Durante la guerra, los ingleses llegaron a olvidarse de Edward. Su hermano, el rey George VI, que lo sustituyó en el trono, pese a ser tímido y tartamudo, logró ganarse la simpatía del pueblo, no solo por su discreción y austeridad sino por la manera en que cumplió su papel en aquellos difíciles años. A pesar de los bombardeos diarios, se negó a abandonar Londres y su hija, la actual reina Elizabeth, que era entonces una muchachita, prestó servicio en las fuerzas armadas. Elizabeth no solamente aprendió a manejar automóvil, algo raro para una princesa en aquella época, sino que además era muy buena arreglando desperfectos mecánicos y reparando motores.
En los primeros años de la posguerra, Edward y Wallis volvieron a despertar preocupaciones en la familia real. En sus fiestas ya no se codeaban con agentes nazis, sino con mafiosos norteamericanos. El rey George, pese a ser su hermano menor, debió hablarle como un padre y exigirle que se alejara de ciertas amistades antes de que su nombre se viera envuelto en un escándalo. Poco después de la advertencia, un buen número de compañeros de parranda de Edward y Wallis fueron a parar a la cárcel.
La pareja montó su residencia en París, pero con frecuencia pasaba largas temporadas en Nueva York. Se hospedaban en una suite del Waldorf Astoria en compañía de sus numerosos y muy mimados perros. Se levantaban a eso del medio día. Mientras Wallis era peinada, maquillada y masajeada, Edward esperaba sentado sin hacer nada. En la tarde bebían cócteles, luego cenaban vestidos de etiqueta, a veces en su casa donde recibían invitados, otras en casa de amigos que los agasajaban y en algunas ocasiones en restaurantes o clubes. Tras la cena, que solía terminar tarde, bailaban hasta el amanecer. A principios de los años sesenta el duque se quejó de que justo cuando había logrado dominar el swing, debió aprender a bailar twist. Con cierta frecuencia solía jugar golf o asistír a excursiones. Fue invitado por Francisco Franco a participar en una cacería. La pareja era asidua a los desfiles de modas y a los casinos. Cuando empezaron a envejecer, redujeron su vida social y ocuparon su tiempo en jugar con los perros y armar enormes rompecabezas. La única actividad de Wallis era ser una socialitee, pero el duque tenía dos pasatiempos: le gustaba tejer y sembrar plantas en el jardín.
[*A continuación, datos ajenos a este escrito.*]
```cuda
cudaError_t launch_align3d(const DevPack &pk, const DevWork &wk, const DevParams &pr, int B, int debug, cudaStream_t st, cudaEvent_t after_traversal,
                           uint32_t *lm_pos, int *lm_m) {
    if (B <= 0) return cudaSuccess;
    if (pk.n_sel <= 0) return after_traversal ? cudaEventRecord(after_traversal, st) : cudaSuccess;
    int batch = (long long)pk.n_sel * B >= 600 ? 8 : 4;
    if (const char *e = getenv("STL_K2_BATCH")) batch = std::max(1, std::min(32, atoi(e)));
    k_nn_knn<<<(unsigned)(pk.n_sel * B * wk.sub), kWarps * 32, 0, st>>>(pk, wk, pr, B, batch, lm_pos, lm_m);
    cudaError_t e = cudaGetLastError();
    if (e != cudaSuccess) return e;
    if (after_traversal && (e = cudaEventRecord(after_traversal, st)) != cudaSuccess) return e;
    k_plane_dist<<<(unsigned)(pk.n_sel * B * wk.sub), kPlaneThreads, 0, st>>>(pk, wk, pr, B, debug);
    return cudaGetLastError();
}

cudaError_t launch_knn3d(const DevPack &pk, int kf, const double *d_q, int nq, int k, double radius2, uint32_t *d_idx, double *d_d2,
                         int *d_cnt, cudaStream_t st) {
    if (nq <= 0) return cudaSuccess;
    k_knn3d<<<(nq + kWarps - 1) / kWarps, kWarps * 32, 0, st>>>(pk, kf, d_q, nq, k, radius2, d_idx, d_d2, d_cnt);
    return cudaGetLastError();
}

}
```

### spatial-temporal-lidar-camera-calibration_b200/csrc/lm.cu

```cuda
#include <cub/cub.cuh>

#include "../../include/stlcalib.h"
#include "dual.cuh"
#include "gprfit.hpp"
#include "knn.cuh"
#include "lm.h"

namespace stl {
namespace {

constexpr int kWarps = 8;
#ifndef STL_LM_MINB
#define STL_LM_MINB 6
#endif
constexpr int kLinVals = 41;
constexpr int kGprWarps = 1;
constexpr int kLinThreads = 128;


__device__ __forceinline__ void lm_lane(const DevPack &pk, DevWork &wk, LmState &lm, bool arg0 = true) {
    const int2 am = arg0 && blockIdx.y == 0 ? lm.lane0 : lm.amap[blockIdx.y];
    const long long nk = pk.n_kp_total, F = pk.n_kf, nm = lm.n_slots;
    const long long wc = am.x, wq = wc * nm;
    wk.cand += wc;
    wk.corr_kp += wc * nk; wk.corr_sp += wc * nk; wk.q_corr += wc * nk; wk.q_kpsp += wc * nk;
    wk.n_corr += wc * F; wk.n_q += wc * F;
    wk.nn_pos += wq; wk.nn_g2 += wq; wk.nb += wq * kMaxK; wk.nbx += wq; wk.nb_m += wq; wk.nb_last += wq;
    const long long lo = (long long)blockIdx.y * nm;
    lm.stage += lo; lm.plane_a += lo * 4; lm.nnb_pos += lo; lm.nbb += lo * kMaxK; lm.nbbx += lo; lm.nbb_m += lo; lm.nbb_last += lo;
    const long long po = (long long)am.y * lm.slot_stride;
    lm.slot_kf += po; lm.slot_kp += po; lm.flag2d += po; lm.type3d += po; lm.flag3d += po; lm.flagG += po;
    lm.geo2d += po * 6; lm.geo3d += po * 9; lm.gpr_nb += po * kMaxK; lm.gpr_m += po;
    lm.d_counts += am.y * 4;
}

__global__ void k_lm_clear(LmState lm) {
    const long long po = (long long)lm.amap[blockIdx.y].y * lm.slot_stride, n = lm.slot_stride, ptot = (long long)lm.P * n;
    for (long long i = (long long)blockIdx.x * blockDim.x + threadIdx.x; i < n; i += (long long)gridDim.x * blockDim.x) {
        lm.flags[po + i] = 0; lm.flags[ptot + po + i] = 0; lm.flags[2 * ptot + po + i] = 0; lm.flags[3 * ptot + po + i] = 0;
    }
    if (blockIdx.x == 0 && threadIdx.x < 4) lm.d_counts[lm.amap[blockIdx.y].y * 4 + threadIdx.x] = 0;
}

__device__ __forceinline__ bool lm_frame_active(const DevWork &wk, const DevParams &pr, int f, int &nq) {
    nq = wk.n_q[f];
    return wk.n_corr[f] >= pr.num_min_corr && nq > 0;
}

__device__ __forceinline__ void lm_map_point(const DevPack &pk, const DevKf &K, int f, uint32_t kp, double &Mx, double &My, double &Mz) {
    const float *Tcw = pk.Tcw + (long long)f * 12;
    const float *mp = pk.kp_mp + (K.kp_off + kp) * 3;
    const double a = (double)mp[0], b = (double)mp[1], c = (double)mp[2];
    Mx = dadd(dot3e((double)Tcw[0], (double)Tcw[1], (double)Tcw[2], a, b, c), (double)Tcw[3]);
    My = dadd(dot3e((double)Tcw[4], (double)Tcw[5], (double)Tcw[6], a, b, c), (double)Tcw[7]);
    Mz = dadd(dot3e((double)Tcw[8], (double)Tcw[9], (double)Tcw[10], a, b, c), (double)Tcw[11]);
}

__global__ void __launch_bounds__(kWarps * 32, STL_LM_MINB)
k_lm_knn_a(const DevPack pk, DevWork wk, const DevParams pr, LmState lm) {
    lm_lane(pk, wk, lm);
    const int j = blockIdx.x % lm.sub, f = sel_kf(pk, blockIdx.x / lm.sub);
    int nq;
    if (!lm_frame_active(wk, pr, f, nq)) return;
    const int lane = threadIdx.x & 31, warp = threadIdx.x >> 5;
    const DevKf K = pk.kf[f];
    const ScanView S = make_view(pk, K);
    const int C = pk.n_covis;
    __shared__ int ticket;
    if (threadIdx.x == 0) ticket = 0;
    __syncthreads();
    for (;;) {
        const int qi = next_ticket(&ticket, lane) * lm.sub + j;
        if (qi >= nq) break;
        const uint2 ks = wk.q_kpsp[K.kp_off + qi];
        const uint32_t kp = ks.x, sp = ks.y;
        const long long slot = K.mp_off + qi;
        const bool obs = lane < C && pk.covis_valid[f * C + lane] && !isnan(pk.covis_uv[(K.kp_off + kp) * C + lane].x);
        const int ncov = __popc(__ballot_sync(kFull, obs));
        if (ncov == 0) {
            if (lane == 0) wk.nb_m[slot] = -1;
            continue;
        }
        if (pr.plane_index && !pr.use_gpr) {
            if (lane == 0) wk.nb_m[slot] = 0;
            continue;
        }
        SinkK kn(pr.k, pr.radius2);
        knn_around_point(S, sp, kn, lane);
        wk.nb[slot * kMaxK + lane] = lane < kn.count ? kn.kpos : 0xffffffffu;
        store_nb_coords(wk.nbx, wk.nbx_stride, slot, S, lane, kn.count, kn.kpos);
        const double last = __shfl_sync(kFull, kn.kd, kn.count > 0 ? kn.count - 1 : 0);
        if (lane == 0) { wk.nb_m[slot] = kn.count; wk.nb_last[slot] = last; }
    }
}

__global__ void __launch_bounds__(128)
k_lm_plane_a(const DevPack pk, DevWork wk, const DevParams pr, LmState lm) {
    lm_lane(pk, wk, lm);
    const int j = blockIdx.x % lm.sub, f = sel_kf(pk, blockIdx.x / lm.sub);
    int nq;
    if (!lm_frame_active(wk, pr, f, nq)) return;
    __shared__ int cnt[2];
    if (threadIdx.x < 2) cnt[threadIdx.x] = 0;
    __syncthreads();
    const DevKf K = pk.kf[f];
    const ScanView S = make_view(pk, K);
    const bool from_index = pr.plane_index && !pr.use_gpr;
    const int C = pk.n_covis;
    for (int qi = j * blockDim.x + threadIdx.x; qi < nq; qi += lm.sub * blockDim.x) {
        const long long slot = K.mp_off + qi;
        lm.stage[slot] = 0;
        const uint32_t ci = wk.q_corr[K.kp_off + qi];
        const uint32_t kp = wk.corr_kp[K.kp_off + ci], sp = wk.corr_sp[K.kp_off + ci];
        int m = 0;
        if (from_index) {
            bool any = false;
            for (int s = 0; s < C; ++s) any = any || (pk.covis_valid[f * C + s] && !isnan(pk.covis_uv[(K.kp_off + kp) * C + s].x));
            if (!any) continue;
        } else {
            m = wk.nb_m[slot];
            if (m < 0) continue;
        }
        const double cx = (double)S.px[sp], cy = (double)S.py[sp], cz = (double)S.pz[sp];
        const PlaneOut po = from_index ? plane_lookup(pk, K, sp)
                                       : plane_fit(NbCoords{wk.nbx + slot, wk.nbx_stride}, m, wk.nb_last[slot], cx, cy, cz, pr);
        if (!po.gates_ok) continue;
        const long long cs = slot;
        lm.slot_kf[cs] = f;
        lm.slot_kp[cs] = kp;
        double *pa = lm.plane_a + slot * 4;
        pa[0] = po.n.x; pa[1] = po.n.y; pa[2] = po.n.z; pa[3] = po.reg;
        if (po.reg < pr.reg_thr) {
            double *g = lm.geo2d + cs * 6;
            g[0] = cx; g[1] = cy; g[2] = cz; g[3] = po.n.x; g[4] = po.n.y; g[5] = po.n.z;
            lm.flag2d[cs] = 1;
            atomicAdd(&cnt[0], 1);
        } else if (pr.use_gpr) {
            for (int t = 0; t < kMaxK; ++t) lm.gpr_nb[slot * kMaxK + t] = wk.nb[slot * kMaxK + t];
            lm.gpr_m[slot] = po.m;
            lm.flagG[cs] = 1;
            atomicAdd(&cnt[1], 1);
        }
        lm.stage[slot] = 1;
    }
    __syncthreads();
    if (threadIdx.x < 2 && cnt[threadIdx.x] > 0) atomicAdd(lm.d_counts + 3 * threadIdx.x, cnt[threadIdx.x]);
}

__global__ void __launch_bounds__(kWarps * 32, STL_LM_MINB)
k_lm_knn_b(const DevPack pk, DevWork wk, const DevParams pr, LmState lm, const bool hints, const bool cert) {
    lm_lane(pk, wk, lm);
    const uint32_t *__restrict__ nn_hint = hints ? wk.nn_pos : nullptr;
    const float *__restrict__ nn_g2 = hints && cert ? wk.nn_g2 : nullptr;
    const int j = blockIdx.x % lm.sub, f = sel_kf(pk, blockIdx.x / lm.sub);
    int nq;
    if (!lm_frame_active(wk, pr, f, nq)) return;
    const int lane = threadIdx.x & 31;
    const DevKf K = pk.kf[f];
    const DevCand &c0 = wk.cand[0];
    const ScanView S = make_view(pk, K);
    const float *Tcw = pk.Tcw + (long long)f * 12;
    __shared__ int ticket;
    if (threadIdx.x == 0) ticket = 0;
    __syncthreads();
    for (;;) {
        const int base = next_ticket(&ticket, lane) * 32;
        if ((long long)base * lm.sub + j >= nq) break;
        const int qi = (base + lane) * lm.sub + j;
        const long long slot = K.mp_off + qi;
        const bool valid = qi < nq && lm.stage[slot] == 1;
        uint32_t sp = 0, hint = 0xffffffffu, nn_pos = 0xffffffffu;
        double qx = 0, qy = 0, qz = 0, nn_d = DBL_MAX;
        bool settled = false;
        if (valid) {
            const uint2 ks = wk.q_kpsp[K.kp_off + qi];
            const uint32_t kp = ks.x;
            sp = ks.y;
            double Mx, My, Mz;
            lm_map_point(pk, K, f, kp, Mx, My, Mz);
            xform(c0.Ri, c0.ti, dmul(Mx, c0.s), dmul(My, c0.s), dmul(Mz, c0.s), qx, qy, qz);
            hint = nn_hint ? nn_hint[slot] : sp;
            if (hint == 0xffffffffu) hint = sp;
            if (nn_hint && nn_g2 && nn_hint[slot] != 0xffffffffu) {
                const float *mp = pk.kp_mp + (K.kp_off + kp) * 3;
                const double wx = (double)__fmul_rn(mp[0], c0.sf), wy = (double)__fmul_rn(mp[1], c0.sf), wz = (double)__fmul_rn(mp[2], c0.sf);
                const double ex = dadd(dot3e((double)Tcw[0], (double)Tcw[1], (double)Tcw[2], wx, wy, wz), dmul((double)Tcw[3], c0.s));
                const double ey = dadd(dot3e((double)Tcw[4], (double)Tcw[5], (double)Tcw[6], wx, wy, wz), dmul((double)Tcw[7], c0.s));
                const double ez = dadd(dot3e((double)Tcw[8], (double)Tcw[9], (double)Tcw[10], wx, wy, wz), dmul((double)Tcw[11], c0.s));
                double ox, oy, oz;
                xform(c0.Ri, c0.ti, ex, ey, ez, ox, oy, oz);
                const double move = sqrt(dist3e(ox, oy, oz, qx, qy, qz)) * (1.0 + 1e-9) + 1e-12;
                const double dh = dist3e(qx, qy, qz, (double)S.px[hint], (double)S.py[hint], (double)S.pz[hint]);
                const double reach = (double)__fsqrt_rd(nn_g2[slot]) - move;
                if (reach > 0.0 && reach * reach > dh * (1.0 + 1e-6) + 1e-18) { settled = true; nn_pos = hint; nn_d = dh; }
            }
        }
        unsigned todo = __ballot_sync(kFull, valid && !settled);
        while (todo) {
            const int src = __ffs(todo) - 1;
            todo &= todo - 1;
            const double sx = __shfl_sync(kFull, qx, src), sy = __shfl_sync(kFull, qy, src), sz = __shfl_sync(kFull, qz, src);
            const uint32_t sh = __shfl_sync(kFull, hint, src);
            Sink1 nn;
            nn_near_leaf(S, pr.adj_r, (int)(sh >> 5), sx, sy, sz, nn, lane, sh);
            if (lane == src) { nn_pos = nn.pos; nn_d = nn.d; }
        }
        bool want_knn = false;
        if (valid) {
            if (nn_d > pr.max_3d_dist2) {
                lm.nnb_pos[slot] = 0xffffffffu;
            } else {
                lm.nnb_pos[slot] = nn_pos;
                if (nn_pos == sp) lm.nbb_m[slot] = -2;
                else if (pr.plane_index) lm.nbb_m[slot] = -3;
                else want_knn = true;
            }
        }
        unsigned kn_todo = __ballot_sync(kFull, want_knn);
        while (kn_todo) {
            const int src = __ffs(kn_todo) - 1;
            kn_todo &= kn_todo - 1;
            const uint32_t p = __shfl_sync(kFull, nn_pos, src);
            const long long sl = K.mp_off + ((long long)(base + src) * lm.sub + j);
            SinkK kn(pr.k, pr.radius2);
            knn_around_point(S, p, kn, lane);
            lm.nbb[sl * kMaxK + lane] = lane < kn.count ? kn.kpos : 0xffffffffu;
            store_nb_coords(lm.nbbx, lm.nbbx_stride, sl, S, lane, kn.count, kn.kpos);
            const double last = __shfl_sync(kFull, kn.kd, kn.count > 0 ? kn.count - 1 : 0);
            if (lane == 0) { lm.nbb_m[sl] = kn.count; lm.nbb_last[sl] = last; }
        }
    }
}
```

La historia de lo que llegó a ser conocido como "el romance del siglo" de vez en cuando era recordada en las revistas, que repetían aquello del rey que renunció al trono por amor y terminaban con el infaltable "...y fueron felices para siempre." Se llegaron a hacer reportajes, películas y documentales para televisión. En 1961, en una entrevista, el duque se quejó del desprecio con que había sido tratado por el gobierno inglés, que había desaprovechado su talento y rechazado sus servicios.
Charles Curran, miembro del Parlamento por el Partido Conservador, se apresuró a contestarle.
"¿Cómo se atreve?" fue el título del contundente artículo que el legislador publicó en la prensa. La nota empezaba diciendo que el Duque pudo haber hecho cualquier cosa que se hubiera propuesto. Cuando dejó el trono era joven, sano y rico. Pudo haber estudiado una profesión, pudo haberse dedicado al comercio, a la agricultura o a la industria, pudo haber fundado o comprado una empresa, pudo haber sido un patrocinador o un mecenas, pudo haberse dedicado a una causa. Pero, continuaba el escrito, el duque ha dedicado los últimos veinticinco años a no hacer nada. Ha pasado un cuarto de siglo entretenido en su vida social. La conclusión del artículo de Curran era cruel. Terminaba diciendo que su vida era absurda, inútil y sin sentido.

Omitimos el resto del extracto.